### AIM OF THE TASK
Of the lines below, copy those that hold the word "this".

### STORED DATA
▬▬▬

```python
def _dims(value, spatial_shapes, level_start_index, sampling_loc, attn_weight, im2col_step):
    _require(value.dim() == 4, "value must be (N, S, M, C)")
    _require(sampling_loc.dim() == 6 and sampling_loc.size(-1) == 3,
             "sampling_loc must be (N, Lq, M, L, P, 3)")
    N, S, M, C = value.shape
    L = spatial_shapes.size(0)
    Lq, P = sampling_loc.size(1), sampling_loc.size(4)
    _require(spatial_shapes.dtype == torch.int64 and tuple(spatial_shapes.shape) == (L, 3),
             "spatial_shapes must be int64 (L, 3)")
    _require(level_start_index.dtype == torch.int64 and tuple(level_start_index.shape) == (L,),
             "level_start_index must be int64 (L,)")
    _require(tuple(sampling_loc.shape) == (N, Lq, M, L, P, 3), "sampling_loc shape mismatch")
    _require(tuple(attn_weight.shape) == (N, Lq, M, L, P), "attn_weight shape mismatch")
    step = min(N, int(im2col_step))
    _require(step > 0 and N % step == 0,
             "batch(%d) must divide im2col_step(%d)" % (N, step))
    _require(value.dtype in _DT, "unsupported value dtype %s" % value.dtype)
    return N, S, M, C, L, Lq, P


def _coerce_loc(value, sampling_loc, attn_weight):
    half = value.dtype in (torch.bfloat16, torch.float16)
    if sampling_loc.dtype != attn_weight.dtype or not (
            sampling_loc.dtype == value.dtype or (half and sampling_loc.dtype == torch.float32)):
        want = torch.float32 if half else value.dtype
        sampling_loc = sampling_loc.to(want).contiguous()
        attn_weight = attn_weight.to(want).contiguous()
    return sampling_loc, attn_weight


def ms_deform_attn_forward(value, spatial_shapes, level_start_index, sampling_loc, attn_weight,
                           im2col_step):
    _check_inputs([("value", value), ("spatial_shapes", spatial_shapes),
                   ("level_start_index", level_start_index), ("sampling_loc", sampling_loc),
                   ("attn_weight", attn_weight)])
    N, S, M, C, L, Lq, P = _dims(value, spatial_shapes, level_start_index, sampling_loc,
                                 attn_weight, im2col_step)
    sampling_loc, attn_weight = _coerce_loc(value, sampling_loc, attn_weight)
    out = torch.empty((N, Lq, M * C), dtype=value.dtype, device=value.device)
    _keep, host_ptr = _shapes_on_host(spatial_shapes)
    _native.launch(_native.lib.transoar_msda3d_forward, value,
                   value.data_ptr(), spatial_shapes.data_ptr(), level_start_index.data_ptr(),
                   sampling_loc.data_ptr(), attn_weight.data_ptr(), out.data_ptr(),
                   N, S, M, C, L, Lq, P, _DT[value.dtype], _DT[sampling_loc.dtype], host_ptr, flags)
    return out


def ms_deform_attn_forward_fused(value, spatial_shapes, proj, reference_points, strict=True):
    _check_inputs([("value", value), ("spatial_shapes", spatial_shapes), ("proj", proj),
                   ("reference_points", reference_points)])
    _require(value.dim() == 4 and value.dtype in (torch.bfloat16, torch.float16), "value must be 16-bit (N, S, M, C)")
    N, S, M, C = value.shape
    L = spatial_shapes.size(0)
    P = proj.size(-1) // (4 * M * L)
    _require(proj.dtype == torch.bfloat16 and tuple(proj.shape) == (N, S, 4 * M * L * P), "proj must be bf16 (N, S, 4*M*L*P)")
    _require(reference_points.dtype == torch.float32 and reference_points.dim() == 4 and
             tuple(reference_points.shape[1:]) == (S, L, 3) and reference_points.size(0) in (1, N),
             "reference_points must be fp32 (1 or N, S, L, 3)")
    out = torch.empty((N, S, M * C), dtype=value.dtype, device=value.device)
    _keep, host_ptr = _shapes_on_host(spatial_shapes)
    _require(host_ptr is not None, "the fused gather needs the level shapes on the host (locality_hint)")
    rc = _native.launch(_native.lib.transoar_msda3d_forward_fused, value,
                        value.data_ptr(), proj.data_ptr(), reference_points.data_ptr(), reference_points.size(0) * S,
                        out.data_ptr(), N, S, M, C, L, P, _DT[value.dtype], host_ptr, ok=() if strict else (-2,))
    return None if rc else out


def ms_deform_attn_backward(value, spatial_shapes, level_start_index, sampling_loc, attn_weight,
                            grad_output, im2col_step):
    _check_inputs([("value", value), ("spatial_shapes", spatial_shapes),
                   ("level_start_index", level_start_index), ("sampling_loc", sampling_loc),
                   ("attn_weight", attn_weight), ("grad_output", grad_output)])
    N, S, M, C, L, Lq, P = _dims(value, spatial_shapes, level_start_index, sampling_loc,
                                 attn_weight, im2col_step)
    _require(tuple(grad_output.shape) == (N, Lq, M * C) and grad_output.dtype == value.dtype,
             "grad_output must be (N, Lq, M*C) with value's dtype")
    loc_in_dtype, attn_in_dtype = sampling_loc.dtype, attn_weight.dtype
    sampling_loc, attn_weight = _coerce_loc(value, sampling_loc, attn_weight)
    grad_value = torch.empty_like(value)
    grad_loc = torch.empty_like(sampling_loc)
    grad_attn = torch.empty_like(attn_weight)
    dims = (N, S, M, C, L, Lq, P, _DT[value.dtype], _DT[sampling_loc.dtype])
    _keep, host_ptr = _shapes_on_host(spatial_shapes)
    torch_det = torch.are_deterministic_algorithms_enabled()

    def run(call_flags, ok=()):
        ws_bytes = _native.lib.transoar_msda3d_backward_workspace_bytes(*dims, call_flags)
        workspace = torch.empty(max(ws_bytes, 16), dtype=torch.uint8, device=value.device)
        return _native.launch(_native.lib.transoar_msda3d_backward, value,
                              value.data_ptr(), spatial_shapes.data_ptr(), level_start_index.data_ptr(),
                              sampling_loc.data_ptr(), attn_weight.data_ptr(), grad_output.data_ptr(),
                              grad_value.data_ptr(), grad_loc.data_ptr(), grad_attn.data_ptr(),
                              workspace.data_ptr(), ws_bytes, *dims, host_ptr, call_flags, ok=ok)

    strict = deterministic or bool(flags & DETERMINISTIC)
    if strict or torch_det:
        if run(flags | DETERMINISTIC, ok=() if strict else (ERR_MODE,)) == ERR_MODE:
            if not torch.is_deterministic_algorithms_warn_only_enabled():
                raise RuntimeError("ms_deform_attn_backward does not have a deterministic implementation for this form (16-bit "
                                   "storage, 64 channels, 4 points, <= 4 levels with queries = the pyramid's voxels are covered), "
                                   "but torch.use_deterministic_algorithms(True) is set; use warn_only=True to run the default order")
            import warnings
            warnings.warn("ms_deform_attn_backward: no deterministic implementation for this form; running the default "
                          "(atomic-order dependent) accumulation")
            run(flags)
    else:
        run(flags)
    return [grad_value, grad_loc.to(loc_in_dtype), grad_attn.to(attn_in_dtype)]


def ms_deform_attn_backward_proj(value, spatial_shapes, level_start_index, sampling_loc, attn_weight, grad_output, im2col_step):
    _check_inputs([("value", value), ("spatial_shapes", spatial_shapes), ("level_start_index", level_start_index),
                   ("sampling_loc", sampling_loc), ("attn_weight", attn_weight), ("grad_output", grad_output)])
    N, S, M, C, L, Lq, P = _dims(value, spatial_shapes, level_start_index, sampling_loc, attn_weight, im2col_step)
    _require(tuple(grad_output.shape) == (N, Lq, M * C) and grad_output.dtype == value.dtype,
             "grad_output must be (N, Lq, M*C) with value's dtype")
    if sampling_loc.dtype != torch.float32 or attn_weight.dtype != torch.float32 or value.dtype not in (torch.bfloat16, torch.float16):
        return None
    call_flags = flags | (DETERMINISTIC if (deterministic or torch.are_deterministic_algorithms_enabled()) else 0)
    grad_value = torch.empty_like(value)
    grad_proj = torch.empty((N, Lq, 4 * M * L * P), dtype=torch.bfloat16, device=value.device)
    dims = (N, S, M, C, L, Lq, P, _DT[value.dtype], _DT[sampling_loc.dtype])
    _keep, host_ptr = _shapes_on_host(spatial_shapes)
    ws_bytes = _native.lib.transoar_msda3d_backward_workspace_bytes(*dims, call_flags)
    workspace = torch.empty(max(ws_bytes, 16), dtype=torch.uint8, device=value.device)
    rc = _native.launch(_native.lib.transoar_msda3d_backward_proj, value,
                        value.data_ptr(), spatial_shapes.data_ptr(), level_start_index.data_ptr(), sampling_loc.data_ptr(),
                        attn_weight.data_ptr(), grad_output.data_ptr(), grad_value.data_ptr(), grad_proj.data_ptr(),
                        workspace.data_ptr(), ws_bytes, *dims, host_ptr, call_flags, ok=(ERR_MODE,))
    return None if rc else [grad_value, grad_proj]
```

transoar_amd/refine_block.py:

```python
import copy
import os

import torch
import torch.nn.functional as F
from torch import nn

from .ms_deform_attn import MSDeformAttn
from .token_linear import fused_ffn, fused_ffn_usable, linear_relu_dropout, linear_relu_dropout_usable, token_linear

FUSED_FFN1 = os.environ.get("TRANSOAR_FUSED_FFN1", "1") != "0"
from . import tokens as fused_tokens
from .position_encoding import is_constant


class _MapToTokens(torch.autograd.Function):

    @staticmethod
    def forward(ctx, fmap):
        from .conv3d import to_ndhwc
        ctx.shape = fmap.shape
        n, c = fmap.shape[:2]
        return to_ndhwc(fmap).permute(0, 2, 3, 4, 1).reshape(n, -1, c)

    @staticmethod
    def backward(ctx, g):
        from .conv3d import Conv3dK3, to_ncdhw
        n, c, d, h, w = ctx.shape
        g = g.contiguous().view(n, d, h, w, c).permute(0, 4, 1, 2, 3)
        if Conv3dK3.ndhwc_everywhere and g.dtype == torch.bfloat16:
            return g
        return to_ncdhw(g) if g.dtype == torch.bfloat16 else g.contiguous()


def map_to_tokens(fmap):
    if fmap.is_cuda and fmap.dtype == torch.bfloat16 and fmap.shape[1] % 8 == 0:
        return _MapToTokens.apply(fmap)
    return fmap.flatten(2).transpose(1, 2)


def tokens_to_map(tokens, shape):
    n, _, c = tokens.shape
    if tokens.stride(2) == 1 and tokens.stride(1) == c:
        return tokens.view(n, *shape, c).permute(0, 4, 1, 2, 3)
    return tokens.transpose(1, 2).reshape(n, c, *shape)


def _activation(name):
    try:
        return {"relu": F.relu, "gelu": F.gelu, "glu": F.glu}[name]
    except KeyError:
        raise RuntimeError("activation should be relu/gelu, not %s." % name)


class DefAttnLayer(nn.Module):

    def __init__(self, d_model, d_ffn, dropout, activation, n_levels, n_heads, n_points, use_cuda):
        super().__init__()
        self.self_attn = MSDeformAttn(d_model, n_levels, n_heads, n_points, use_cuda)
        self.dropout1 = nn.Dropout(dropout)
        self.norm1 = nn.LayerNorm(d_model)
        self.linear1 = nn.Linear(d_model, d_ffn)
        self.activation = _activation(activation)
        self.dropout2 = nn.Dropout(dropout)
        self.linear2 = nn.Linear(d_ffn, d_model)
        self.dropout3 = nn.Dropout(dropout)
        self.norm2 = nn.LayerNorm(d_model)

    def forward(self, src, pos, reference_points, spatial_shapes, level_start_index, padding_mask=None):
        query = src if pos is None else src + pos
        attn = self.self_attn(query, reference_points, src, spatial_shapes, level_start_index, padding_mask)
        src = self.norm1(src + self.dropout1(attn))
        hidden = self.dropout2(self.activation(token_linear(src, self.linear1.weight, self.linear1.bias)))
        ffn = token_linear(hidden, self.linear2.weight, self.linear2.bias)
        return self.norm2(src + self.dropout3(ffn))

    def forward_fused(self, x, x16, q16, reference_points, spatial_shapes, level_start_index, pos_pack=()):
        attn = self.self_attn(q16, reference_points, x16, spatial_shapes, level_start_index)
        y32, y16, _ = fused_tokens.add_layernorm(x, attn.contiguous(), self.norm1, dropout=self.dropout1)
        if (self.activation is F.relu and fused_tokens.SEEDED_DROPOUT and FUSED_FFN1
                and fused_ffn_usable(y16, self.linear1.weight, self.linear2.weight)):
            ffn = fused_ffn(y16, self.linear1, self.linear2, self.dropout2)
            return fused_tokens.add_layernorm(y32, ffn.contiguous(), self.norm2, *pos_pack, dropout=self.dropout3)
        if (self.activation is F.relu and fused_tokens.SEEDED_DROPOUT and FUSED_FFN1
                and linear_relu_dropout_usable(y16, self.linear1.weight)):
            hidden = linear_relu_dropout(y16, self.linear1.weight, self.linear1.bias, self.dropout2)
        else:
            hidden = token_linear(y16, self.linear1.weight, self.linear1.bias)
            if self.activation is F.relu and hidden.dtype == torch.bfloat16 and hidden.numel() % 8 == 0:
                hidden = fused_tokens.relu_dropout(hidden, self.dropout2)
            else:
                hidden = self.dropout2(self.activation(hidden))
        ffn = token_linear(hidden, self.linear2.weight, self.linear2.bias)
        return fused_tokens.add_layernorm(y32, ffn.contiguous(), self.norm2, *pos_pack, dropout=self.dropout3)


class DefAttnTransformer(nn.Module):
    def __init__(self, layer, num_layers):
        super().__init__()
        self.layers = nn.ModuleList(copy.deepcopy(layer) for _ in range(num_layers))
        self.num_layers = num_layers

    @staticmethod
    def get_reference_points(spatial_shapes, device):
        per_level = []
        for d, h, w in spatial_shapes.tolist():
            z = (torch.arange(d, dtype=torch.float32, device=device) + 0.5) / d
            y = (torch.arange(h, dtype=torch.float32, device=device) + 0.5) / h
            x = (torch.arange(w, dtype=torch.float32, device=device) + 0.5) / w
            grid = torch.stack((x[None, None, :].expand(d, h, w), y[None, :, None].expand(d, h, w),
                                z[:, None, None].expand(d, h, w)), dim=-1)
            per_level.append(grid.reshape(-1, 3))
        pts = torch.cat(per_level, 0)
        return pts[None, :, None, :].expand(1, -1, spatial_shapes.shape[0], -1).contiguous()

    def forward(self, src, spatial_shapes, level_start_index, pos=None, reference_points=None):
        if reference_points is None:
            reference_points = self.get_reference_points(spatial_shapes, src.device)
        out = src
        for layer in self.layers:
            out = layer(out, pos, reference_points, spatial_shapes, level_start_index)
        return out


class DecoderDefAttnBlock(nn.Module):
    def __init__(self, d_model, nhead, num_layers, dim_feedforward, dropout, feature_levels,
                 n_points, use_cuda=True, activation="relu"):
        super().__init__()
        self.d_model, self.nhead, self.feature_levels = d_model, nhead, feature_levels
        n_levels = len(feature_levels)
        layer = DefAttnLayer(d_model, dim_feedforward, dropout, activation, n_levels, nhead, n_points, use_cuda)
        self.refine_def_attn = DefAttnTransformer(layer, num_layers)
        self.level_embed = nn.Parameter(torch.empty(n_levels, d_model))
        self._geometry = {}
        self._reset_parameters()

    def _reset_parameters(self):
        for p in self.parameters():
            if p.dim() > 1:
                nn.init.xavier_uniform_(p)
        for m in self.modules():
            if isinstance(m, MSDeformAttn):
                m._reset_parameters()
        nn.init.normal_(self.level_embed)

    def _level_geometry(self, shapes, device):
        key = (shapes, device)
        geo = self._geometry.get(key)
        if geo is None:
            spatial = torch.as_tensor(shapes, dtype=torch.long, device=device)
            sizes = [d * h * w for d, h, w in shapes]
            starts = torch.as_tensor([sum(sizes[:i]) for i in range(len(sizes))], dtype=torch.long, device=device)
            ref = DefAttnTransformer.get_reference_points(spatial, device)
            geo = (spatial, starts, sizes, ref)
            self._geometry[key] = geo
        return geo

    def forward(self, fmaps, pos_embeds):
        shapes = tuple(tuple(f.shape[2:]) for f in fmaps)
        spatial, starts, sizes, ref = self._level_geometry(shapes, fmaps[0].device)
        tokens = torch.cat([map_to_tokens(f) for f in fmaps], dim=1)
        if self._fused_ok(tokens, pos_embeds):
            memory = self._forward_fused(tokens, pos_embeds, shapes, spatial, starts, sizes, ref)
        else:
            pos = torch.cat([self._pos_tokens(p, lvl) + self.level_embed[lvl].view(1, 1, -1).to(p.dtype)
                             for lvl, p in enumerate(pos_embeds)], dim=1)
            memory = self.refine_def_attn(tokens, spatial, starts, pos, ref)
        return [tokens_to_map(m, shape) for m, shape in zip(memory.split(sizes, dim=1), shapes)]

    bf16_out = os.environ.get("TRANSOAR_REFINE_FP32_OUT", "0") != "1"

    def _fused_ok(self, tokens, pos_embeds):
        return (tokens.is_cuda and tokens.dtype == torch.bfloat16 and tokens.is_contiguous()
                and torch.is_autocast_enabled() and torch.get_autocast_gpu_dtype() == torch.bfloat16
                and all(is_constant(p) for p in pos_embeds)
                and fused_tokens.usable(tokens, None, self.d_model))

    def _forward_fused(self, tokens, pos_embeds, shapes, spatial, starts, sizes, ref):
        key = ("pos_sine", shapes, tokens.device)
        const = self._geometry.get(key)
        if const is None:
            sine = torch.cat([self._pos_tokens(p, lvl)[0] for lvl, p in enumerate(pos_embeds)], dim=0)
            const = self._geometry[key] = (sine.float().contiguous(), starts.int().contiguous())
        pos_sine, starts32 = const
        pos_pack = (pos_sine, self.level_embed, starts32)
        layers = self.refine_def_attn.layers
        q16 = fused_tokens.pos_query(tokens, pos_sine, self.level_embed, starts32)
        x, x16 = tokens, tokens
        for i, layer in enumerate(layers):
            last = i == len(layers) - 1
            x, x16, q16 = layer.forward_fused(x, x16, q16, ref, spatial, starts, () if last else pos_pack)
        return x16 if DecoderDefAttnBlock.bf16_out else x

    def _pos_tokens(self, pos_map, lvl):
        key = ("pos", lvl, tuple(pos_map.shape), pos_map.device)
        if not is_constant(pos_map):
            return pos_map.flatten(2).transpose(1, 2)
        hit = self._geometry.get(key)
        if hit is None:
            hit = self._geometry[key] = pos_map.flatten(2).transpose(1, 2).contiguous()
        return hit
```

▬▬▬

### EXPECTED ANSWER
                raise RuntimeError("ms_deform_attn_backward does not have a deterministic implementation for this form (16-bit "
            warnings.warn("ms_deform_attn_backward: no deterministic implementation for this form; running the default "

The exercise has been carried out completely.